Most likely I will remove the support for the CSR internal to the CPLD as I did not find a simple way to make the update of the 16-bit register atomic with the available resources of the CPLDs.

Note that only the CSR internal to the CPLD suffers from this issue. Everything else is atomic as seen by the PDP-11.

Comparison of IO Times

A read sector when the CSR is internal to the CPLD takes about 1.35ms plus 0.9ms regardless whether the CPU polls the CSR during IO or waits for an interrupt.

With the CSR being provided via the interrupt service routine of the MCU it takes about 1.9ms respectively 2.2ms when the CPU polls the CSR during IO. When the CPU waits for an interrupt there is no difference to the CSR being internal to the CPLD.

The first time is the read latency. That is the time until the SD-Card provides the sector and the MCU transfers the sector to the internal RAM. The second time is the time it takes to transfer the sector via DMA to the PDP-11 memory.

In other words when including a CSR register in the CPLD a polled IO takes about 2.3ms form writing the command ot the CSR until the read command has finished. When the CSR is implemented using the MCU interface it will take about 4.1ms.

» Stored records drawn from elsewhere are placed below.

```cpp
template <int VECW, int IN16, bool MASK, bool POOL = false>
__global__ __launch_bounds__(256, 2) void wino4_conv3x3(W4Args a) {
  extern __shared__ __attribute__((aligned(16))) float lds[];
  const int tid = threadIdx.x, lane = tid & 63, w = __builtin_amdgcn_readfirstlane(tid >> 6);
  const int j = lane & 15, kg = lane >> 4;

  const int nblk = a.IP / COB;
  int tb, cob, n, sp;
  {
    const unsigned flat = blockIdx.x, nwg = gridDim.x;
    const unsigned ntb = (unsigned)a.ntb;
    const unsigned xcd = flat & 7u, q8 = nwg >> 3, rem = nwg & 7u;
    unsigned item = xcd * q8 + min(xcd, rem) + (flat >> 3);
    cob = (int)(item % (unsigned)nblk);
    item /= (unsigned)nblk;
    tb = (int)(item % ntb);
    item /= ntb;
    sp = (int)(item % (unsigned)a.nsplit);
    n = (int)(item / (unsigned)a.nsplit);
  }
  const int i0 = cob * COB;
  const int task = a.T > 1 ? n % a.T : 0;
  const size_t cplane = (size_t)a.H * a.W;
  const float* xp = a.x + (size_t)n * a.K * cplane;

  const int tl = lane & 31;
  auto tile_of = [&](int tbq, int& ty, int& tx) {
    if (a.flat) {
      const unsigned t = 32u * (unsigned)tbq + (unsigned)tl, tx4 = (unsigned)a.tx4;
      unsigned q = __umulhi(t, a.tx_mul);
      unsigned r = t - q * tx4;
      if (r >= tx4) { ++q; r -= tx4; }
      ty = (int)q;
      tx = (int)r;
      return t < (unsigned)a.ty4 * tx4;
    }
    const int tsh = a.tile_shift, tbw = 1 << tsh, tbh = TT >> tsh;
    const int tby = tbq / a.tiles_x, tbx = tbq - tby * a.tiles_x;
    ty = tby * tbh + (tl >> tsh);
    tx = tbx * tbw + (tl & (tbw - 1));
    return true;
  };

  const int kc = 2 * w + (lane >> 5);
  int tyi, txi;
  const bool live = tile_of(tb, tyi, txi);
  const int y0 = live ? 4 * tyi - a.off : a.H, x0 = live ? 4 * txi - a.off : 0;
  constexpr int WC = IN16 ? IN16 - 1 : 0;
  unsigned pv[6], pn[IN16 ? 6 : 1], pn2[IN16 == 2 ? 6 : 1];
  unsigned long long shl = 0, colm[6] = {~0ull, ~0ull, ~0ull, ~0ull, ~0ull, ~0ull};
  int partial = 0;
  unsigned chunk_bytes;
  unsigned plane_b;
  if constexpr (IN16) {
    plane_b = 64u;
    chunk_bytes = KC * 64u;
    auto at = [&](bool row, int y, int x) {
      return (row && x >= 0 && x < a.W) ? (unsigned)((y * (a.W >> 4) + (x >> 4)) * a.K) * 64u + (unsigned)(x & 15) * 4u + (unsigned)kc * 64u : 0x80000000u;
    };
#pragma unroll
    for (int r = 0; r < 6; ++r) {
      const int y = y0 + r;
      const bool row = y >= 0 && y < a.H;
      pv[r] = at(row, y, x0 + WC);
      pn[IN16 ? r : 0] = at(row, y, x0);
      if constexpr (IN16 == 2) pn2[r] = at(row, y, x0 + 5);
    }
  } else {
    plane_b = (unsigned)cplane * 4u;
    chunk_bytes = KC * plane_b;
    const int xa = x0 < 0 ? 0 : x0;
#pragma unroll
    for (int r = 0; r < 6; ++r) {
      const int y = y0 + r;
      pv[r] = (y >= 0 && y < a.H) ? (unsigned)(y * a.W + xa) * 4u + (unsigned)kc * plane_b : 0x80000000u;
    }
    shl = __builtin_amdgcn_ballot_w64(x0 < 0);
    const unsigned long long all = __builtin_amdgcn_ballot_w64(true);
#pragma unroll
    for (int c = 0; c < 6; ++c) {
      colm[c] = __builtin_amdgcn_ballot_w64(!live || (x0 + c >= 0 && x0 + c < a.W));
      if (colm[c] != all) partial |= 1 << c;
    }
  }
  const int cbeg = sp * a.chunks_per_split;
  const int nch = min(cbeg + a.chunks_per_split, a.KP / KC) - cbeg;
  const unsigned sample_bytes = (unsigned)a.K * (unsigned)cplane * 4u;
  auto xrs = [&](int c) {
    c = (c < nch - 1 ? c : nch - 1) + cbeg;
    const unsigned first = (unsigned)c * chunk_bytes;
    return w4_rsrc(reinterpret_cast<const char*>(xp) + first, sample_bytes - first);
  };

  float d[6][6];
  auto load_wide = [&](const i32x4& rs) {
#pragma unroll
    for (int r = 0; r < 6; ++r) {
      const f32x4 v = savfi_raw_buffer_load_x4(rs, (int)pv[r], 0, 0);
      d[r][WC] = v.x; d[r][WC + 1] = v.y; d[r][WC + 2] = v.z; d[r][WC + 3] = v.w;
    }
  };
  auto load_narrow = [&](const i32x4& rs) {
#pragma unroll
    for (int r = 0; r < 6; ++r) {
      if constexpr (IN16 == 3) {
        const f32x2 v = savfi_raw_buffer_load_x2(rs, (int)pn[r], 0, 0);
        d[r][0] = v.x; d[r][1] = v.y;
      } else if constexpr (IN16 == 2) {
        d[r][0] = savfi_raw_buffer_load_x1(rs, (int)pn[r], 0, 0);
        d[r][5] = savfi_raw_buffer_load_x1(rs, (int)pn2[r], 0, 0);
      } else {
        const f32x2 v = savfi_raw_buffer_load_x2(rs, (int)pv[r] + 16, 0, 0);
        d[r][4] = v.x; d[r][5] = v.y;
      }
    }
  };
  const bool edge = !IN16 && (shl != 0 || partial != 0);
  auto fix_patch = [&]() {
    if (shl != 0) {
      if (a.off == 1) {
#pragma unroll
        for (int r = 0; r < 6; ++r)
#pragma unroll
          for (int c = 5; c >= 1; --c) asm volatile("v_cndmask_b32 %0, %0, %1, %2" : "+v"(d[r][c]) : "v"(d[r][c - 1]), "s"(shl));
      } else if (a.off == 2) {
#pragma unroll
        for (int r = 0; r < 6; ++r)
#pragma unroll
          for (int c = 5; c >= 2; --c) asm volatile("v_cndmask_b32 %0, %0, %1, %2" : "+v"(d[r][c]) : "v"(d[r][c - 2]), "s"(shl));
      }
    }
#pragma unroll
    for (int c = 0; c < 6; ++c)
      if (partial & (1 << c)) {
#pragma unroll
        for (int r = 0; r < 6; ++r) asm volatile("v_cndmask_b32 %0, 0, %0, %1" : "+v"(d[r][c]) : "s"(colm[c]));
      }
  };
  const int vw = (((kc >> 2) * 4 + (kc & 3)) * 16 + (tl & 15)) * 2 + (tl >> 4);
  f32x2 tp[6][3];
  auto pk_cols = [&](int cp) {
    f32x2 o[6];
    bt6p((f32x2){d[0][2 * cp], d[0][2 * cp + 1]}, (f32x2){d[1][2 * cp], d[1][2 * cp + 1]}, (f32x2){d[2][2 * cp], d[2][2 * cp + 1]},
         (f32x2){d[3][2 * cp], d[3][2 * cp + 1]}, (f32x2){d[4][2 * cp], d[4][2 * cp + 1]}, (f32x2){d[5][2 * cp], d[5][2 * cp + 1]}, o);
#pragma unroll
    for (int r = 0; r < 6; ++r) tp[r][cp] = o[r];
  };
  auto row_out = [&](int rp, float* vdst) {
    float o[6];
    bt6(tp[rp][0].x, tp[rp][0].y, tp[rp][1].x, tp[rp][1].y, tp[rp][2].x, tp[rp][2].y, o);
#pragma unroll
    for (int c = 0; c < 6; ++c) vdst[vw + (6 * rp + c) * 256] = o[c];
  };
  auto load_row = [&](const i32x4& rs, int r) {
    const f32x4 v = savfi_raw_buffer_load_x4(rs, (int)pv[r], 0, 0);
    d[r][WC] = v.x; d[r][WC + 1] = v.y; d[r][WC + 2] = v.z; d[r][WC + 3] = v.w;
    if constexpr (IN16 == 3) {
      const f32x2 u = savfi_raw_buffer_load_x2(rs, (int)pn[r], 0, 0);
      d[r][0] = u.x; d[r][1] = u.y;
    } else if constexpr (IN16 == 2) {
      d[r][0] = savfi_raw_buffer_load_x1(rs, (int)pn[r], 0, 0);
      d[r][5] = savfi_raw_buffer_load_x1(rs, (int)pn2[r], 0, 0);
    } else {
      const f32x2 u = savfi_raw_buffer_load_x2(rs, (int)pv[r] + 16, 0, 0);
      d[r][4] = u.x; d[r][5] = u.y;
    }
  };

  f32x4 acc[9][2][2];
#pragma unroll
  for (int q = 0; q < 9; ++q)
#pragma unroll
    for (int cb = 0; cb < 2; ++cb)
#pragma unroll
      for (int t = 0; t < 2; ++t) acc[q][cb][t] = (f32x4){0.f, 0.f, 0.f, 0.f};
  const unsigned ubytes = (unsigned)PTS * (unsigned)a.KP * (unsigned)a.IP * 4u;
  const i32x4 urs = w4_rsrc(a.U + (size_t)task * PTS * a.KP * a.IP, ubytes);
  const unsigned ulane4 = (unsigned)lane * 16u, ulane2 = 16u * 64u * 4u + (unsigned)lane * 8u;
  auto u_of = [&](int c, int s) {
    c = (c < nch - 1 ? c : nch - 1) + cbeg;
    return ((((unsigned)c * (unsigned)nblk + (unsigned)cob) * 4u + (unsigned)w) * 2u + (unsigned)s) * (18u * 64u * 4u);
  };
  f32x4 a4[4];
  f32x2 a2;
  auto load_a4 = [&](int b, unsigned uo) { a4[b] = savfi_raw_buffer_load_x4(urs, (int)(ulane4 + (unsigned)b * 1024u), (int)uo, 0); };
  auto load_a2 = [&](unsigned uo) { a2 = savfi_raw_buffer_load_x2(urs, (int)ulane2, (int)uo, 0); };
  const int vr = (9 * w * 8 + kg) * 32 + 2 * j;

  {
    const i32x4 rs = xrs(0);
    load_wide(rs);
    load_narrow(rs);
  }
  load_a4(0, u_of(0, 0)); load_a4(1, u_of(0, 0)); load_a4(2, u_of(0, 0)); load_a4(3, u_of(0, 0)); load_a2(u_of(0, 0));
  if (edge) fix_patch();
#pragma unroll
  for (int cp = 0; cp < 3; ++cp) pk_cols(cp);
#pragma unroll
  for (int r = 0; r < 6; ++r) row_out(r, lds);
  {
    const i32x4 rs = xrs(1);
    load_wide(rs);
    load_narrow(rs);
  }
  __builtin_amdgcn_s_waitcnt(0);
  __syncthreads();

  const bool half_last = cbeg + nch == a.KP / KC && a.K - (a.KP - KC) <= 4;
  auto chunk = [&](int ch, const float* vcur, float* vnext, auto last_tag) {
    constexpr bool last = decltype(last_tag)::value;
    f32x2 bq[3];
    bq[0] = *reinterpret_cast<const f32x2*>(vcur + vr);
    bq[1] = *reinterpret_cast<const f32x2*>(vcur + vr + 256);
    const i32x4 rs2 = xrs(ch + 2);
#pragma unroll
    for (int g = 0; g < 18; ++g) {
      const int s = g / 9, q = g % 9;
      if (last && g == 9 && half_last) break;
      if (g + 2 < 18) {
        const int s2 = (g + 2) / 9, q2 = (g + 2) % 9;
        bq[(g + 2) % 3] = *reinterpret_cast<const f32x2*>(vcur + vr + q2 * 256 + s2 * 128);
      }
#pragma unroll
      for (int cb = 0; cb < 2; ++cb) {
        const int v = 2 * q + cb;
        const float av = v < 16 ? a4[v >> 2][v & 3] : a2[v - 16];
#pragma unroll
        for (int t = 0; t < 2; ++t) {
          acc[q][cb][t] = __builtin_amdgcn_mfma_f32_16x16x4f32(av, bq[g % 3][t], acc[q][cb][t], 0, 0, 0);
        }
      }
      const unsigned un = s == 0 ? u_of(ch, 1) : u_of(ch + 1, 0);
      if (q == 1 || q == 3 || q == 5 || q == 7) load_a4(q >> 1, un);
      if (q == 8) load_a2(un);
      if (!last) {
        if (g == 9 && edge) fix_patch();
        if (g >= 9 && g < 12) pk_cols(g - 9);
        if (g >= 12) { row_out(g - 12, vnext); load_row(rs2, g - 12); }
      }
      __builtin_amdgcn_sched_barrier(0);
    }
  };
  for (int ch = 0; ch < nch - 1; ++ch) {
    const int cur = ch & 1;
    chunk(ch, lds + cur * VBUF, lds + (cur ^ 1) * VBUF, std::false_type{});
    __syncthreads();
  }
  chunk(nch - 1, lds + ((nch - 1) & 1) * VBUF, lds, std::true_type{});
  __builtin_amdgcn_s_waitcnt(0);
  __syncthreads();

  const int split = a.nsplit > 1 ? 1 : 0;
  float* const obase = split ? a.partial + (size_t)sp * a.N * a.I * a.Ho * a.Wo : a.out;
  float bvals[2][2];
#pragma unroll
  for (int cb = 0; cb < 2; ++cb)
#pragma unroll
    for (int qq = 0; qq < 2; ++qq) {
      const int i = i0 + 16 * cb + (tid >> 5) + 8 * qq;
      bvals[cb][qq] = (a.bias && split == 0 && i < a.I) ? a.bias[task * a.I + i] : 0.f;
    }

  const int otl = tid & 31, och = tid >> 5;
  int tbo = tb, oty = tyi, otx = txi;
  bool olive = live;
  if constexpr (!MASK) {
    asm volatile("" : "+s"(tbo));
    olive = tile_of(tbo, oty, otx);
  }
  const int oy = olive ? 4 * oty : a.Ho, ox = 4 * otx;
  const unsigned oplane = (unsigned)(a.Ho * a.Wo) * 4u;
  constexpr int NS = 4 / VECW;
  unsigned ooff[4][NS];
#pragma unroll
  for (int r = 0; r < 4; ++r)
#pragma unroll
    for (int e = 0; e < NS; ++e) {
      const int x = ox + e * VECW;
      const bool ok = oy + r < a.Ho && x < a.Wo;
      if (a.out_unit16) ooff[r][e] = ok ? (unsigned)(((oy + r) * (a.Wo >> 4) + (x >> 4)) * a.I) * 64u + (unsigned)(x & 15) * 4u : 0x80000000u;
      else ooff[r][e] = ok ? (unsigned)((oy + r) * a.Wo + x) * 4u + (unsigned)(lane >> 5) * oplane : 0x80000000u;
    }
  auto pair_rsrc = [&](const float* base, int cb, int qq, unsigned plane_bytes = 0) {
    if (plane_bytes == 0) plane_bytes = oplane;
    const int ie = i0 + 16 * cb + 2 * w + 8 * qq;
    const int have = a.I - ie < 0 ? 0 : (a.I - ie > 2 ? 2 : a.I - ie);
    return w4_rsrc(base + ((size_t)n * a.I + (ie < a.I ? ie : 0)) * (plane_bytes >> 2), (unsigned)have * plane_bytes);
  };
  constexpr int PS = VECW == 4 ? 1 : 2;
  const unsigned pplane = POOL ? (unsigned)(a.Hp * a.Wp) * 4u : 0u;
  unsigned poff[POOL ? 2 : 1][POOL ? PS : 1];
  if constexpr (POOL) {
#pragma unroll
    for (int r = 0; r < 2; ++r)
#pragma unroll
      for (int e = 0; e < PS; ++e) {
        const int py = (oy >> 1) + r, px = (ox >> 1) + e;
        poff[r][e] = (py < a.Hp && px < a.Wp) ? (unsigned)(py * a.Wp + px) * 4u + (unsigned)(lane >> 5) * pplane : 0x80000000u;
      }
  }
  float mk[MASK ? 2 : 1][MASK ? 2 : 1][4][4];
  if constexpr (MASK) {
#pragma unroll
    for (int cb = 0; cb < 2; ++cb)
#pragma unroll
      for (int qq = 0; qq < 2; ++qq) {
        const i32x4 mrs = w4_uniform(pair_rsrc(a.mask, cb, qq));
#pragma unroll
        for (int r = 0; r < 4; ++r)
#pragma unroll
          for (int e = 0; e < NS; ++e) {
            if constexpr (VECW == 4) {
              const f32x4 v = savfi_raw_buffer_load_x4(mrs, (int)ooff[r][e], 0, 0);
              mk[cb][qq][r][0] = v.x; mk[cb][qq][r][1] = v.y; mk[cb][qq][r][2] = v.z; mk[cb][qq][r][3] = v.w;
            } else if constexpr (VECW == 2) {
              const f32x2 v = savfi_raw_buffer_load_x2(mrs, (int)ooff[r][e], 0, 0);
              mk[cb][qq][r][2 * e] = v.x; mk[cb][qq][r][2 * e + 1] = v.y;
            } else {
              mk[cb][qq][r][e] = savfi_raw_buffer_load_x1(mrs, (int)ooff[r][e], 0, 0);
            }
          }
      }
  }
  const float slope = a.slope;
#pragma unroll
  for (int cb = 0; cb < 2; ++cb) {
#pragma unroll
    for (int q = 0; q < 9; ++q)
#pragma unroll
      for (int t = 0; t < 2; ++t)
#pragma unroll
        for (int r = 0; r < 4; ++r)
          lds[((9 * w + q) * 16 + 4 * kg + r) * 32 + ((16 * t + j) ^ (16 * (kg & 1)))] = acc[q][cb][t][r];
    __syncthreads();
    auto finish = [&](auto act_tag) {
      constexpr int ACT = decltype(act_tag)::value;
#pragma unroll
      for (int qq = 0; qq < 2; ++qq) {
        const int chl = och + 8 * qq;
        const int col = otl ^ (16 * ((chl >> 2) & 1));
        f32x2 t4p[4][3];
#pragma unroll
        for (int cp = 0; cp < 3; ++cp) {
          f32x2 m[6], o[4];
#pragma unroll
          for (int r = 0; r < 6; ++r)
            m[r] = (f32x2){lds[((6 * r + 2 * cp) * 16 + chl) * 32 + col], lds[((6 * r + 2 * cp + 1) * 16 + chl) * 32 + col]};
          at6p(m[0], m[1], m[2], m[3], m[4], m[5], o);
#pragma unroll
          for (int r = 0; r < 4; ++r) t4p[r][cp] = o[r];
        }
        const float b = bvals[cb][qq];
        const int i = i0 + 16 * cb + chl;
        const i32x4 ors = w4_uniform(a.out_unit16 ? w4_rsrc(obase + (size_t)n * a.I * a.Ho * a.Wo, (unsigned)a.I * oplane) : pair_rsrc(obase, cb, qq));
        const unsigned choff = a.out_unit16 ? (i < a.I ? (unsigned)i * 64u : 0x40000000u) : 0u;
        i32x4 prs = ors;
        if constexpr (POOL) prs = w4_uniform(pair_rsrc(a.pooled, cb, qq, pplane));
        float ye[4];
#pragma unroll
        for (int r = 0; r < 4; ++r) {
          float y[4];
          at6(t4p[r][0].x, t4p[r][0].y, t4p[r][1].x, t4p[r][1].y, t4p[r][2].x, t4p[r][2].y, y);
#pragma unroll
          for (int c = 0; c < 4; ++c) {
            float v = y[c];
            if constexpr (ACT >= 1) v += b;
            if constexpr (ACT == 2) v = fmaxf(v, 0.f);
            if constexpr (ACT == 3) v = fmaxf(v, 0.f) + slope * fminf(v, 0.f);
            if constexpr (MASK) v = mk[MASK ? cb : 0][MASK ? qq : 0][r][c] > 0.f ? v : v * a.mask_slope;
            y[c] = v;
          }
          if constexpr (VECW == 4) {
            savfi_raw_buffer_store_x4((f32x4){y[0], y[1], y[2], y[3]}, ors, (int)(ooff[r][0] + choff), 0, 0);
          } else if constexpr (VECW == 2) {
            savfi_raw_buffer_store_x2((f32x2){y[0], y[1]}, ors, (int)(ooff[r][0] + choff), 0, 0);
            savfi_raw_buffer_store_x2((f32x2){y[2], y[3]}, ors, (int)(ooff[r][1] + choff), 0, 0);
          } else {
#pragma unroll
            for (int c = 0; c < 4; ++c) savfi_raw_buffer_store_x1(y[c], ors, (int)(ooff[r][c] + choff), 0, 0);
          }
          if constexpr (POOL) {
            if (r % 2 == 0) {
#pragma unroll
              for (int c = 0; c < 4; ++c) ye[c] = y[c];
            } else {
              const float p0 = (((ye[0] + ye[1]) + y[0]) + y[1]) / 4.f, p1 = (((ye[2] + ye[3]) + y[2]) + y[3]) / 4.f;
              if constexpr (VECW == 4) {
                savfi_raw_buffer_store_x2((f32x2){p0, p1}, prs, (int)poff[r >> 1][0], 0, 0);
              } else {
                savfi_raw_buffer_store_x1(p0, prs, (int)poff[r >> 1][0], 0, 0);
                savfi_raw_buffer_store_x1(p1, prs, (int)poff[r >> 1][1], 0, 0);
              }
            }
          }
        }
      }
    };
    if (slope == 1.f || split) {
      if (a.bias == nullptr || split) finish(std::integral_constant<int, 0>{});
      else finish(std::integral_constant<int, 1>{});
    } else if (slope == 0.f) {
      finish(std::integral_constant<int, 2>{});
    } else {
      finish(std::integral_constant<int, 3>{});
    }
    __syncthreads();
  }
}

}
```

Worst case seems to be RSX11M which reads RSX11M.SYS in polled mode. In my case the image is about 1024. blocks or in other words, the boot process will take about 2 seconds longer. That is loading the RSX11M.SYS takes about 4.1s instead of 2.3s. The total boot process is approximatively 15s. Therefore the difference is not that important. When the CPU does not poll the CSR then there is no difference in performance. That is once RSX11M or other OS using interrupts is active.